江子奇听她说得颇有道理,遂只好暂忍欲火,双眉深蹙
道:
“田姑娘这样说法,是要我自行证明我不是假冒么?”
田翠翠点头说道:“这种证明方法,极为容易,我们彼此印证一下功力,便知
分晓。“
江子奇轩眉说道:“我若胜了田姑娘……”
田翠翠一阵傲笑,截断对方话头说道:“你便是真的‘金扇书生’江子奇,也未必胜得了我,只是武功程度,能够与我仿佛,再无别话,立结善缘!”
江子奇见对方如此骄傲,不禁双眉一剔,但旋又平抑情绪地,含笑说道:“田姑娘这种提议极好,请画个道儿,江子奇奉陪就是!”
田翠翠指着身前石壁,微笑说道:“我们不是比斗,应该力求简单,同时向这山壁,各自发一掌,便可从印石掌痕的深浅之上,看出功力来了。
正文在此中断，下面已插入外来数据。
hipError_t deflate_init_tables()
{
	uint8_t length_code[256]; uint16_t base_length[29]; uint8_t dist_code[512]; uint16_t base_dist[30];
	uint16_t static_lcode[288]; uint8_t static_llen[288]; uint16_t static_dcode[30];
	static const int xl[29] = {0,0,0,0,0,0,0,0,1,1,1,1,2,2,2,2,3,3,3,3,4,4,4,4,5,5,5,5,0};
	static const int xd[30] = {0,0,0,0,1,1,2,2,3,3,4,4,5,5,6,6,7,7,8,8,9,9,10,10,11,11,12,12,13,13};
	int length = 0, code, n, dist = 0;
	for (code = 0; code < 28; code++) {
		base_length[code] = (uint16_t)length;
		for (n = 0; n < (1 << xl[code]); n++) length_code[length++] = (uint8_t)code;
	}
	length_code[length - 1] = (uint8_t)code;
	base_length[28] = 0;
	for (code = 0; code < 16; code++) {
		base_dist[code] = (uint16_t)dist;
		for (n = 0; n < (1 << xd[code]); n++) dist_code[dist++] = (uint8_t)code;
	}
	dist >>= 7;
	for (; code < 30; code++) {
		base_dist[code] = (uint16_t)(dist << 7);
		for (n = 0; n < (1 << (xd[code] - 7)); n++) dist_code[256 + dist++] = (uint8_t)code;
	}
	uint16_t bl_count[16] = {0}, next_code[16];
	n = 0;
	while (n <= 143) { static_llen[n++] = 8; bl_count[8]++; }
	while (n <= 255) { static_llen[n++] = 9; bl_count[9]++; }
	while (n <= 279) { static_llen[n++] = 7; bl_count[7]++; }
	while (n <= 287) { static_llen[n++] = 8; bl_count[8]++; }
	unsigned c = 0;
	for (int bits = 1; bits <= 15; bits++) { c = (c + bl_count[bits - 1]) << 1; next_code[bits] = (uint16_t)c; }
	auto rev = [](unsigned v, int len) { unsigned r = 0; do { r |= v & 1; v >>= 1; r <<= 1; } while (--len > 0); return r >> 1; };
	for (n = 0; n < 288; n++) static_lcode[n] = (uint16_t)rev(next_code[static_llen[n]]++, static_llen[n]);
	for (n = 0; n < 30; n++) static_dcode[n] = (uint16_t)rev((unsigned)n, 5);
	hipError_t e;
	if ((e = hipMemcpyToSymbol(HIP_SYMBOL(c_length_code), length_code, sizeof length_code)) != hipSuccess) return e;
	if ((e = hipMemcpyToSymbol(HIP_SYMBOL(c_base_length), base_length, sizeof base_length)) != hipSuccess) return e;
	if ((e = hipMemcpyToSymbol(HIP_SYMBOL(c_dist_code), dist_code, sizeof dist_code)) != hipSuccess) return e;
	if ((e = hipMemcpyToSymbol(HIP_SYMBOL(c_base_dist), base_dist, sizeof base_dist)) != hipSuccess) return e;
	if ((e = hipMemcpyToSymbol(HIP_SYMBOL(c_static_lcode), static_lcode, sizeof static_lcode)) != hipSuccess) return e;
	if ((e = hipMemcpyToSymbol(HIP_SYMBOL(c_static_llen), static_llen, sizeof static_llen)) != hipSuccess) return e;
	if ((e = hipMemcpyToSymbol(HIP_SYMBOL(c_static_dcode), static_dcode, sizeof static_dcode)) != hipSuccess) return e;
	return hipSuccess;
}

size_t deflate_sort_temp_bytes(size_t total, int n)
{
	(void)total; (void)n;
	return 0;
}

static hipError_t launch_deflate_short(const DeflateArgs &a, int n, hipStream_t st)
{
	const bool ml9 = a.block_syms == (uint32_t)BLOCK_SYMS_ML9;
	const int gx = (int)std::min<size_t>(64, (a.in_stride + 255) / 256);
	if (a.strategy == Z_RLE) {
		hipLaunchKernelGGL((dfl_run_len_kernel<false, 15>), dim3(gx, n), dim3(256), 0, st, a);
		hipLaunchKernelGGL(dfl_rle_rec_kernel, dim3(gx, n), dim3(256), 0, st, a);
		hipLaunchKernelGGL(dfl_offsets2_kernel, dim3(256), dim3(256), 0, st, a, n);
		hipLaunchKernelGGL(dfl_walk_kernel, dim3(n), dim3(WALK_T), 0, st, a, n);
		if (ml9) hipLaunchKernelGGL(dfl_symbols_kernel<BLOCK_SYMS_ML9>, dim3(gx, n), dim3(256), 0, st, a);
		else hipLaunchKernelGGL(dfl_symbols_kernel<BLOCK_SYMS>, dim3(gx, n), dim3(256), 0, st, a);
	} else {
		if (ml9) hipLaunchKernelGGL(dfl_huff_symbols_kernel<BLOCK_SYMS_ML9>, dim3(gx, n), dim3(256), 0, st, a);
		else hipLaunchKernelGGL(dfl_huff_symbols_kernel<BLOCK_SYMS>, dim3(gx, n), dim3(256), 0, st, a);
	}
	hipLaunchKernelGGL(dfl_adler_kernel, dim3(n), dim3(256), 0, st, a);
	hipLaunchKernelGGL(dfl_tree_kernel, dim3((a.max_blocks + TREE_BLOCKS - 1) / TREE_BLOCKS, n), dim3(64), 0, st, a);
	hipLaunchKernelGGL(dfl_layout_kernel, dim3((n + 63) / 64), dim3(64), 0, st, a, n);
	hipLaunchKernelGGL(dfl_emit_kernel, dim3(a.max_blocks, n), dim3(256), 0, st, a);
	return hipGetLastError();
}
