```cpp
td_status tuned_cfg(td_engine* e, const std::tuple<int, int, int, int, int>& key, int prec, const ConvArgs& a, hipStream_t s,
                    const std::function<td_status(int)>& launch_cfg, int* cfg_out) {
    const int ksteps = a.KH * a.KW * a.Cin / (prec == TD_PRECISION_FP16 ? 64 : 32);
    auto candidate = [&](int id) {
        const ConvTile* t = conv_tile(id);
        return t && (!t->max_ksteps || ksteps <= t->max_ksteps) && a.Cout >= t->min_cout && (!t->max_cout || a.Cout <= t->max_cout) &&
               !conv_tile_refusal(id, a, prec);
    };
    static const int forced = getenv("TD_FORCE_CFG") ? atoi(getenv("TD_FORCE_CFG")) : -1;
    if (candidate(forced)) {
        *cfg_out = forced;
        return TD_OK;
    }
    auto it = e->tuned.find(key);
    if (it == e->tuned.end()) {
        load_tune_cache(e);
        it = e->tuned.find(key);
    }
    if (it != e->tuned.end()) {
        *cfg_out = it->second;
        return TD_OK;
// ... 132 lines not shown
            ClassScope cs(e, s_, TD_CLS_WINO_XFORM, hflops, mb + hb);
            return wino43_output_head_launch(e->wino_m, B_, H_, W_, L.cout, L.scale, L.bias, relu ? 1 : 0, static_cast<const float*>(head->w),
                                             head->bias, head_y, head->cout, s_);
        }
        ClassScope cs(e, s_, dyn ? TD_CLS_MASK_HEAD : TD_CLS_WINO_XFORM, 0.0, dyn ? 0.0 : mb + yb);
        return wino43_output_launch(e->wino_m, B_, H_, W_, L.cout, L.scale, L.bias, relu ? 1 : 0, static_cast<float*>(y_), m_dyn, s_);
    };
    auto run_conv = [&](const ConvLayer& L, const void* x_, int B_, int H_, int W_, int stride, int pad, bool relu,
                        void* y_, const void* res_, int res_shift, hipStream_t s_, int prec_,
                        const int* m_dyn = nullptr, int m_mul = 1, int out_mode = 0,
                        const ConvLayer* head = nullptr, float* head_y = nullptr, bool* head_fused = nullptr) -> td_status {
        const int Ho = (H_ + 2 * pad - L.kh) / stride + 1, Wo = (W_ + 2 * pad - L.kw) / stride + 1;
        const double M = (double)B_ * Ho * Wo, K = (double)L.kh * L.kw * L.cin;
        const double flops = 2.0 * M * L.cout * K;
        const double es = prec_ == TD_PRECISION_FP16 ? 2.0 : 4.0;
        const double bytes = es * ((double)B_ * H_ * W_ * L.cin / (stride * stride) + M * L.cout * (res_ ? 2.0 : 1.0) + L.cout * K);
        int cfg = -1, wino_cfg = -1;
        bool use_wino = false, use_43 = false, use_fold = false;
        td_status st2;
        ConvArgs ca{};
        ca.x = x_; ca.w = L.w; ca.w_frag = L.w_frag; ca.scale = L.scale; ca.bias = L.bias; ca.res = res_; ca.y = y_;
        ca.B = B_; ca.H = H_; ca.W = W_; ca.Cin = L.cin; ca.Cout = L.cout; ca.KH = L.kh; ca.KW = L.kw;
        ca.stride = stride; ca.pad = pad; ca.Ho = Ho; ca.Wo = Wo;
        ca.res_shift = res_shift; ca.relu = relu ? 1 : 0; ca.out_mode = out_mode;
        ca.M = B_ * Ho * Wo; ca.m_dyn = m_dyn; ca.m_mul = m_mul; ca.tile_cfg = -1; ca.out_f32 = L.out_f32 ? 1 : 0;
        if (e->autotune) {
            const auto key = std::make_tuple(L.cout, L.cin, L.kh * 16 + L.kw, B_ * Ho * Wo, stride * 4 + out_mode * 2 + (res_ ? 1 : 0));
            auto direct = [&](int c) { ConvArgs a = ca; a.tile_cfg = c; return conv2d_launch(a, prec_, s_); };
            const bool wino_ok = prec_ == TD_PRECISION_FP32 && L.wino_u && e->wino_v && stride == 1 && pad == 1 && !res_ && out_mode == 0 &&
                                 (!m_dyn || ((H_ | W_) & 1) == 0) &&
                                 (size_t)16 * std::min<long long>((long long)B_ * ((H_ + 1) / 2) * ((W_ + 1) / 2), wino_slab_tiles(e, L)) *
                                         (size_t)std::max(L.cin, L.cout) <= e->wino_elems;
            if (wino_ok) {
                const int T = (int)std::min<long long>((long long)B_ * ((H_ + 1) / 2) * ((W_ + 1) / 2), wino_slab_tiles(e, L));
                const auto wkey = std::make_tuple(L.cout, L.cin, 1 * 16 + 1, T, 4 + 32);
                auto wino = [&](int c) { return run_wino(L, x_, B_, H_, W_, relu, y_, s_, m_dyn, m_mul, c); };
                use_wino = L.cin >= e->wino_minc && L.cout >= e->wino_minc;
                const long long T43 = (long long)B_ * ((H_ + 3) / 4) * ((W_ + 3) / 4);
                use_43 = use_wino && L.wino_u43 && e->wino43_min > 0 && H_ >= e->wino43_min && W_ >= e->wino43_min &&
                         (size_t)36 * T43 * (size_t)std::max(L.cin, L.cout) <= e->wino_elems && T43 * std::max(L.cin, L.cout) < (1ll << 31);
                const int hw_ = H_ * W_, wf_ = e->wino_fold;
                use_fold = use_43 && wf_ > 0 && wino43_fused_ok(m_dyn ? B_ : 1, H_, W_, L.cin, L.cout) &&
// ... 1 lines not shown
                            ((wf_ & 2) && m_dyn && !head) || ((wf_ & 4) && !m_dyn && !head && L.cin == 256 && hw_ >= 80 * 80) ||
                            ((wf_ & 8) && !m_dyn && !head && hw_ >= 40 * 40) || ((wf_ & 16) && !m_dyn && !head));
                if (use_43 && !use_fold) {
                    const auto key43 = std::make_tuple(L.cout, L.cin, 1 * 16 + 1, (int)T43, 4 + 64);
                    auto w43 = [&](int c) { return run_wino43(L, x_, B_, H_, W_, relu, y_, s_, m_dyn, c); };
                    if ((st2 = tuned_cfg(e, key43, prec_, wino43_plane_args(e, L, B_, H_, W_, m_dyn), s_, w43, &wino_cfg)) < 0) return st2;
                }
                if (use_wino && !use_43 && !e->wino_fused &&
                    (st2 = tuned_cfg(e, wkey, prec_, wino_plane_args(e, L, x_, B_, H_, W_, T, 0, m_dyn, m_mul), s_, wino, &wino_cfg)) < 0) return st2;
            }
            if (!use_wino && (st2 = tuned_cfg(e, key, prec_, ca, s_, direct, &cfg)) < 0) return st2;
        }
        ProfScope ps(e, s_, m_dyn ? 7 : 0, m_dyn ? 0.0 : flops, m_dyn ? 0.0 : bytes);
        if (e->prof && !m_dyn) {
            const double padded = use_43 ? (double)(((H_ + 3) / 4) * 4) * (((W_ + 3) / 4) * 4) / ((double)H_ * W_) : 1.0;
            e->prof_flops[8] += use_43 ? flops * padded * 0.25 : (use_wino ? flops * 4.0 / 9.0 : flops);
            e->prof_launches[8] += use_wino ? 1 : 0;
        }
        if (use_43) {
            const bool fuse43 = head && !use_fold && e->fuse_head && !m_dyn && relu && L.cout == 256 && head->cin == 256 && head->kh == 1 && head->kw == 1 &&
                                head->cout <= 32 && !head->scale;
            if (head_fused) *head_fused = fuse43;
            return run_wino43(L, x_, B_, H_, W_, relu, y_, s_, m_dyn, wino_cfg, fuse43 ? head : nullptr, fuse43 ? head_y : nullptr, use_fold);
        }
        if (use_wino) return run_wino(L, x_, B_, H_, W_, relu, y_, s_, m_dyn, m_mul, wino_cfg);
        const int cls = m_dyn ? TD_CLS_MASK_HEAD : (H_ == 1 && W_ == 1 ? TD_CLS_FC : (L.kh == 1 && L.kw == 1 ? TD_CLS_CONV1X1 : TD_CLS_CONV3X3));
        const bool fuse_head = head && e->fuse_head && !m_dyn && out_mode == 0 && !res_ && relu && L.cout == 256 && head->cin == 256 &&
                               head->kh == 1 && head->kw == 1 && head->cout <= 32 && head->out_f32 && !head->scale && conv_head_capable(cfg, prec_);
        if (head_fused) *head_fused = fuse_head;
        ca.tile_cfg = cfg;
        if (fuse_head) {
            const double hflops = 2.0 * M * head->cout * L.cout, hbytes = 4.0 * M * head->cout + es * head->cout * L.cout;
            const double bytes_f = bytes - es * M * L.cout + hbytes;
            if (e->prof) {
                e->prof_flops[0] += hflops;
                e->prof_flops[8] += hflops;
                e->prof_launches[0] += 1;
                e->prof_bytes[0] += hbytes + es * M * L.cout;
            }
            ca.head_w = head->w; ca.head_b = head->bias; ca.head_y = head_y; ca.head_n = head->cout;
            ClassScope cs(e, s_, cls, flops + hflops, bytes_f);
            return conv2d_launch(ca, prec_, s_);
        }
        ClassScope cs(e, s_, cls, m_dyn ? 0.0 : flops, m_dyn ? 0.0 : bytes);
        return conv2d_launch(ca, prec_, s_);
    };
    auto groupable = [&](const ConvLayer& L) {
        return L.kh == 3 && L.kw == 3 && L.cout == 256 && L.cin % 64 == 0 && !L.scale && L.bias && !L.out_f32;
    };
    auto run_grouped = [&](const ConvLayer* const* Ls, const void* const* xs, void* const* ys, float* const* head_ys, int nl, const int* Hs,
                           const int* Ws, bool relu, const ConvLayer* head, hipStream_t s_) -> td_status {
        ConvArgs a{};
        a.B = B; a.Cin = Ls[0]->cin; a.Cout = 256; a.KH = a.KW = 3; a.stride = 1; a.pad = 1; a.relu = relu ? 1 : 0; a.m_mul = 1; a.nlev = nl;
        a.tile_cfg = 17;
        double flops = 0.0, bytes = 0.0, unfused_bytes = 0.0;
        for (int l = 0; l < nl; ++l) {
            a.lev[l].x = xs[l]; a.lev[l].w = Ls[l]->w; a.lev[l].bias = Ls[l]->bias;
            a.lev[l].y = ys ? ys[l] : nullptr; a.lev[l].head_y = head_ys ? head_ys[l] : nullptr;
            a.lev[l].H = Hs[l]; a.lev[l].W = Ws[l];
// ... 462 lines not shown
```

”
江子奇点头一笑,两人遂同时凝聚内家神功,向身山壁,各发一掌。
两位绝代凶人,各具罕世功力,这一击之威,岂同小可然因欲印石留痕,用的是阴柔掌力,但也使藏身壁上的独孤策,感觉心神剧震!
掌力发后,田翠翠与江子奇双双向壁上凝目。
只见壁上果然出现一男一女两只掌印均达寸许深浅,不分上下。
这种结果,使田翠翠知道面前这位“金扇书生”江子奇,正早昔年“九大凶邪”中人,并非假冒。
但也使江子奇惊佩田翠翠功力,除了色欲之心以外,并想乘机把她拉入同盟,填补九人之数。
田翠翠指着那两只掌印,荡笑说道:“江兄,这山壁上因有一些马蹄型圆洞,故名‘马迹山’,如今我们留下这两只掌印,若被凡夫俗子发现,岂不要改叫‘仙迹山’!”
江子奇听她业已叫自己江兄,分明好事即谐,不禁心荡神迷地,点头笑道:“田姑娘天上神仙,小谪尘世,又与江子奇在此成就了一段旎旖良缘,确实应该叫做‘仙迹山’呢!”
田翠翠天生淫女,此时春兴也动,扬着两道勾魂摄魄眼风,眼态懒洋洋地,向江子奇媚笑说道:“江兄,你带得有酒么?莫负好春光,良宵苦不长……”
就在这两位男女凶人。一个淫情狂炽,一个欲火中烧,眼看一拍即合之际,突然听得山壁以上,有人朗声吟道:
“马迹山旁湖水滨,月华朗处降仙人,
好将寂寞风萍会,化作巫襄一段春!”
田翠翠一听壁上吟声,立时便对江子奇胃口缺缺,向这正眯着一双色眼,凑近身宋的“金扇书生”,摇手笑道:“江朋友听见没有?襄王业已驾临,神女分身乏术,我和你的这段露水姻缘,结不成了!”
江子奇见自己不但在田翠翠口中又由“江兄”变成“江朋友”,并把将成好事,完全推翻,自然狂怒难遏地,目注发出吟声的岩壁暗影之中,厉声叫道:“藏在壁上,鬼鬼祟祟窥人隐私的,是哪个鼠辈?”
岩壁间一声龙吟长啸起处,独孤策那长身玉立的装身影,宛如天外飞仙,垂空疾落。